§ **PROMPT**
Pull every "rest" line out of the data below.

--- LISTED ENTRIES ---

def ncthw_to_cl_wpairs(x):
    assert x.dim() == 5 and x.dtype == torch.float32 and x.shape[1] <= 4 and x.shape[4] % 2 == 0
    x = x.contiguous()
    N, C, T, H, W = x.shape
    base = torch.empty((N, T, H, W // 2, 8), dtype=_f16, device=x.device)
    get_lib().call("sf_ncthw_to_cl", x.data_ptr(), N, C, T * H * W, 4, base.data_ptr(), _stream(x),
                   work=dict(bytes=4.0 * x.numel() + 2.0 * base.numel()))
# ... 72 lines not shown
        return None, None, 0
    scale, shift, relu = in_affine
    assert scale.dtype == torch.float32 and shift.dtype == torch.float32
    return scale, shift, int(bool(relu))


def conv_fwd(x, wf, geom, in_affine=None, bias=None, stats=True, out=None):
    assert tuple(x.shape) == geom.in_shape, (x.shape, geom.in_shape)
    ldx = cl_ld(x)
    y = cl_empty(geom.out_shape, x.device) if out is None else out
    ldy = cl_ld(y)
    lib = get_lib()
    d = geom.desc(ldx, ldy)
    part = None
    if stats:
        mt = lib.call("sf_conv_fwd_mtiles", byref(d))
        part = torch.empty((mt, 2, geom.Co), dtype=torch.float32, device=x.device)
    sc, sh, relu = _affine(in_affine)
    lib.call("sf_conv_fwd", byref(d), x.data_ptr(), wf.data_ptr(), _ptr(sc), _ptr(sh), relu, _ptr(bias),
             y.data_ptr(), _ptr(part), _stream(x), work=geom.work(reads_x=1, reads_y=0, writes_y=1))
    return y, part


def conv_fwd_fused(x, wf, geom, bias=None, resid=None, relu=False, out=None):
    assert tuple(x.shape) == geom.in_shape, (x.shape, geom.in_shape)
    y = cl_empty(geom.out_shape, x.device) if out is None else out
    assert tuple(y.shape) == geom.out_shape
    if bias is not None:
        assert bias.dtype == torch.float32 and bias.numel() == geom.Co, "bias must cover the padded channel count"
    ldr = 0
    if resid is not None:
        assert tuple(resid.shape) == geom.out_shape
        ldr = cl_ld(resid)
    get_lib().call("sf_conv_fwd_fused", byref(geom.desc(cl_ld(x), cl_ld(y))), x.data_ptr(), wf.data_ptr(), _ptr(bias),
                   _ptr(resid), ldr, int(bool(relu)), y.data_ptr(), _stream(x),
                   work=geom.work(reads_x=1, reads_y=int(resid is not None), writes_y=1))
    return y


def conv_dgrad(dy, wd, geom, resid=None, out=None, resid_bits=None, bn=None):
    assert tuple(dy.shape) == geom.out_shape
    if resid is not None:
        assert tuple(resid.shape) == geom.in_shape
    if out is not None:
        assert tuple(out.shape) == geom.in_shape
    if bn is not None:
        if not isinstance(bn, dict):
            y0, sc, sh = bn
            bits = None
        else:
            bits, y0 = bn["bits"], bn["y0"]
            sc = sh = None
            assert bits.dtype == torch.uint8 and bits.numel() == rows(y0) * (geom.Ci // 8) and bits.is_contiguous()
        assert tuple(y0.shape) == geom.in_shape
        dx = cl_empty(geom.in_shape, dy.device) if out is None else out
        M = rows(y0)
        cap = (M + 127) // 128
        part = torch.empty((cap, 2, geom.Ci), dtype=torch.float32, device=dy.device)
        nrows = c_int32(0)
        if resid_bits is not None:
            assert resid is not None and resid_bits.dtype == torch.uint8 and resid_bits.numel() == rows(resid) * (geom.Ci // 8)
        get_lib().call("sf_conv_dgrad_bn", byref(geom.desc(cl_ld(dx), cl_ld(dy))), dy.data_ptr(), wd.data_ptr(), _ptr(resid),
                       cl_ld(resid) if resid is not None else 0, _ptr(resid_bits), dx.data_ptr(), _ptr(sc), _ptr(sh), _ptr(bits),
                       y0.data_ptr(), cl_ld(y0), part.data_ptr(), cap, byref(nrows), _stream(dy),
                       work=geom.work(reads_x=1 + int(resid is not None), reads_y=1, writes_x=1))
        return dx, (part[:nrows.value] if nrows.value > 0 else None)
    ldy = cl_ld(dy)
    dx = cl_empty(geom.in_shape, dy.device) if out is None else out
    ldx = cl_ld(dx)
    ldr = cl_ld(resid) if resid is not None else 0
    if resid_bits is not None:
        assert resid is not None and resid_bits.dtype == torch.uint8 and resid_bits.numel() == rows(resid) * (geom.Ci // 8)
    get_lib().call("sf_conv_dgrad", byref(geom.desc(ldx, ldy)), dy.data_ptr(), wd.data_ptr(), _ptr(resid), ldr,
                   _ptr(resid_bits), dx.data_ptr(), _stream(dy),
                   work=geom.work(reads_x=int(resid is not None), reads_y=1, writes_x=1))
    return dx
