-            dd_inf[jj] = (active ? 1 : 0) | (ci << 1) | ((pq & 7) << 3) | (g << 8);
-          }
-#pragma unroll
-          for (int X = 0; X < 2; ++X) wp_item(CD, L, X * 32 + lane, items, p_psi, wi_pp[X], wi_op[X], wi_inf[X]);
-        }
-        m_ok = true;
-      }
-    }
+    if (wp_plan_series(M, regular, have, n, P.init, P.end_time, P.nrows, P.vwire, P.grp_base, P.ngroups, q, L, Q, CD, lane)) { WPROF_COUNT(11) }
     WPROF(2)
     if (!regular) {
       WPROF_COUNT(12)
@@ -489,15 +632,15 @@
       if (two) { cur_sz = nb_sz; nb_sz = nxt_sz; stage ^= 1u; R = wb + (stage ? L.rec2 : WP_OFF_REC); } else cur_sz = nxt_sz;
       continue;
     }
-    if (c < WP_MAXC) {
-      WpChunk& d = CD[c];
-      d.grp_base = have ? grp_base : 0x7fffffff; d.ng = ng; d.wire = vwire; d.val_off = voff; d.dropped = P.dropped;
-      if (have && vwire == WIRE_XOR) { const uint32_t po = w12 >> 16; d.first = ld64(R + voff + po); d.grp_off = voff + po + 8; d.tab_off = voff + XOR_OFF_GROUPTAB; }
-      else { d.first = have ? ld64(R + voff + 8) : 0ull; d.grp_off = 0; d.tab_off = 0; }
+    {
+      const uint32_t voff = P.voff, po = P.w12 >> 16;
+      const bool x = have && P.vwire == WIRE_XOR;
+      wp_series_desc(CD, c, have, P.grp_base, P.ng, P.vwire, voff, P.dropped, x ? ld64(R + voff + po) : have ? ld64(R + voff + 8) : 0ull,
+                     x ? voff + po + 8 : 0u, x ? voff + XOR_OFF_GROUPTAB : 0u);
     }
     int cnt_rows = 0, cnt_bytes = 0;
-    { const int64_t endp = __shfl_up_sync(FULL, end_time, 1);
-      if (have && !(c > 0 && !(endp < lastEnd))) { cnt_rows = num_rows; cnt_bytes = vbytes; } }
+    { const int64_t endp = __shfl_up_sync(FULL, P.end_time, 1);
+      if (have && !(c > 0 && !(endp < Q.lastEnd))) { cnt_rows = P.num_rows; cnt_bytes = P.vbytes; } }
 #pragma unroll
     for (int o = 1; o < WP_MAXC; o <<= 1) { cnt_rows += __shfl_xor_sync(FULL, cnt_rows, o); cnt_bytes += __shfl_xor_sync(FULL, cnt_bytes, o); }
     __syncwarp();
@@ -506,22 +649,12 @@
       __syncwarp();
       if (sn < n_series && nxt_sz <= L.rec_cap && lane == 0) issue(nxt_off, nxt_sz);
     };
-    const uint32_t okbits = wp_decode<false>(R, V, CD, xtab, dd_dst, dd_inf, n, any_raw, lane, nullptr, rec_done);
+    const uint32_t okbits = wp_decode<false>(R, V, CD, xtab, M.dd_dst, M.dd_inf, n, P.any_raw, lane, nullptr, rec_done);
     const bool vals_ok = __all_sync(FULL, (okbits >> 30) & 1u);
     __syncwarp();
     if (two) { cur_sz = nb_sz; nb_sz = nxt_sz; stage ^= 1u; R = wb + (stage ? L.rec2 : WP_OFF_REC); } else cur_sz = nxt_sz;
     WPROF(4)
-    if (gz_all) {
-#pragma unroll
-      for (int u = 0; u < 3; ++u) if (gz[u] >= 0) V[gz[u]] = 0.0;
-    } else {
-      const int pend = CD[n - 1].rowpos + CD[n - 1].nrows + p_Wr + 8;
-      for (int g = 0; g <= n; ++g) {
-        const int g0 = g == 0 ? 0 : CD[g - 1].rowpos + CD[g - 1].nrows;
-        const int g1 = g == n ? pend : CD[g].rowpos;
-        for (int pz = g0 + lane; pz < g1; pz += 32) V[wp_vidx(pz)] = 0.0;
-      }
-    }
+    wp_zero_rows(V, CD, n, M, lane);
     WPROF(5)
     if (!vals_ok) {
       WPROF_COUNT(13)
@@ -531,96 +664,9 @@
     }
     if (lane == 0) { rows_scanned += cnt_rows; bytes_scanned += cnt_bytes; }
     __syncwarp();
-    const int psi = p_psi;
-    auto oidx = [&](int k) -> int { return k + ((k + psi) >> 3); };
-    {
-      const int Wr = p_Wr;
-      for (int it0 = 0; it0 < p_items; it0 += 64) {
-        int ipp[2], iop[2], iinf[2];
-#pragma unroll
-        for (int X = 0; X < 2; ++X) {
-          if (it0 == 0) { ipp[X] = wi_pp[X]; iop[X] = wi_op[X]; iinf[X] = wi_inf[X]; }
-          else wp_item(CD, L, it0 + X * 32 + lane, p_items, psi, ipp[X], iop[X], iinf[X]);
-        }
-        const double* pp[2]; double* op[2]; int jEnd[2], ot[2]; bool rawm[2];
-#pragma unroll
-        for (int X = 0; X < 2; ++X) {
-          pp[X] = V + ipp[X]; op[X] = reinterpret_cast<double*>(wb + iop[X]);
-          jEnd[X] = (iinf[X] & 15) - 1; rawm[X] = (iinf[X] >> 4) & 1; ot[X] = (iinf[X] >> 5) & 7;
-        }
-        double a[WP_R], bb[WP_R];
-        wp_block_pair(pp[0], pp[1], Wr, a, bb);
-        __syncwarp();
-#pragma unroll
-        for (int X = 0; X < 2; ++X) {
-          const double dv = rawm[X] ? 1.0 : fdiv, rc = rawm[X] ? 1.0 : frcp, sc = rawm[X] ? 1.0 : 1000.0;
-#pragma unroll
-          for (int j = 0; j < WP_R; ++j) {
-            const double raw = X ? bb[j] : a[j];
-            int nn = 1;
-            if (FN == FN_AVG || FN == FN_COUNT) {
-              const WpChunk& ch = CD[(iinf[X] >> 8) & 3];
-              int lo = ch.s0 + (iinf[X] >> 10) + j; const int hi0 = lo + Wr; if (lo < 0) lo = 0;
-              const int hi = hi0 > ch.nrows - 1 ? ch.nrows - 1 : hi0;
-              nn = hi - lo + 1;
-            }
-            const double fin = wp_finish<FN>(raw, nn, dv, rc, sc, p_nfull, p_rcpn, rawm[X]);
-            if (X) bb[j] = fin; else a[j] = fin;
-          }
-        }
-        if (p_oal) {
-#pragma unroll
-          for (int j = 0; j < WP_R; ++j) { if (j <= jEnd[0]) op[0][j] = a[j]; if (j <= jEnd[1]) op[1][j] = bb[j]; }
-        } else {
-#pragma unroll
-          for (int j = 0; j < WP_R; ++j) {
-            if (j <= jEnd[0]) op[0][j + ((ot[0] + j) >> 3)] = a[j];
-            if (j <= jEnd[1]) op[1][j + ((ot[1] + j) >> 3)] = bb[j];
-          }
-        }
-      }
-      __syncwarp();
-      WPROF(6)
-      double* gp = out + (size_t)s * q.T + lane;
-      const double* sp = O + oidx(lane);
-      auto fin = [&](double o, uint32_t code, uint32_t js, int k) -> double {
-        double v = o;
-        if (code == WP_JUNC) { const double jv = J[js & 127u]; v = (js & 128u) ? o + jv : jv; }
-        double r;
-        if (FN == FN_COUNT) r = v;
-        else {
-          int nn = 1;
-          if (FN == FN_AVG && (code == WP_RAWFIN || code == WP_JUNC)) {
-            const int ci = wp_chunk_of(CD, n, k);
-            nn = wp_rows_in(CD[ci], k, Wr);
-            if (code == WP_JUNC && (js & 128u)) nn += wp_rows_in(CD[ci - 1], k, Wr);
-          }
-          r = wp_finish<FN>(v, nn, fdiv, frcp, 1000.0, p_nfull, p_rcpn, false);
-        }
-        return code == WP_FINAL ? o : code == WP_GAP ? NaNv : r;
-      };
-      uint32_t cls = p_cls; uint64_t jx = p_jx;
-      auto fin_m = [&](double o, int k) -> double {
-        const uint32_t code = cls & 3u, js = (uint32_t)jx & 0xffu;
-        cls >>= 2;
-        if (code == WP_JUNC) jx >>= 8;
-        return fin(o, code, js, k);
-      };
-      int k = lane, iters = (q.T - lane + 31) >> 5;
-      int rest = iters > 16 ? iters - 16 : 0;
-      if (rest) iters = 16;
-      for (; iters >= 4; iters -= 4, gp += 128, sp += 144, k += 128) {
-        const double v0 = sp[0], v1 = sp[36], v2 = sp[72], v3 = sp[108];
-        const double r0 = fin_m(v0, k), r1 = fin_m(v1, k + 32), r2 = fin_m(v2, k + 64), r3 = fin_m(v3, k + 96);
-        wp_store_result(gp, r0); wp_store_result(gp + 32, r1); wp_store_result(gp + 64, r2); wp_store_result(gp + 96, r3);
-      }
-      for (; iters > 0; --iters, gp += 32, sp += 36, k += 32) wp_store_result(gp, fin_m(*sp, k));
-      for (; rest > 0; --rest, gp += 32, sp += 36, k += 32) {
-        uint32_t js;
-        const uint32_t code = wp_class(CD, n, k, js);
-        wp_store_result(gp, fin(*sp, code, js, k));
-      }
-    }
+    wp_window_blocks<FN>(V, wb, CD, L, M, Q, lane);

---

§ **EXERCISE ANSWER**
-      int rest = iters > 16 ? iters - 16 : 0;
-      if (rest) iters = 16;
-      for (; rest > 0; --rest, gp += 32, sp += 36, k += 32) {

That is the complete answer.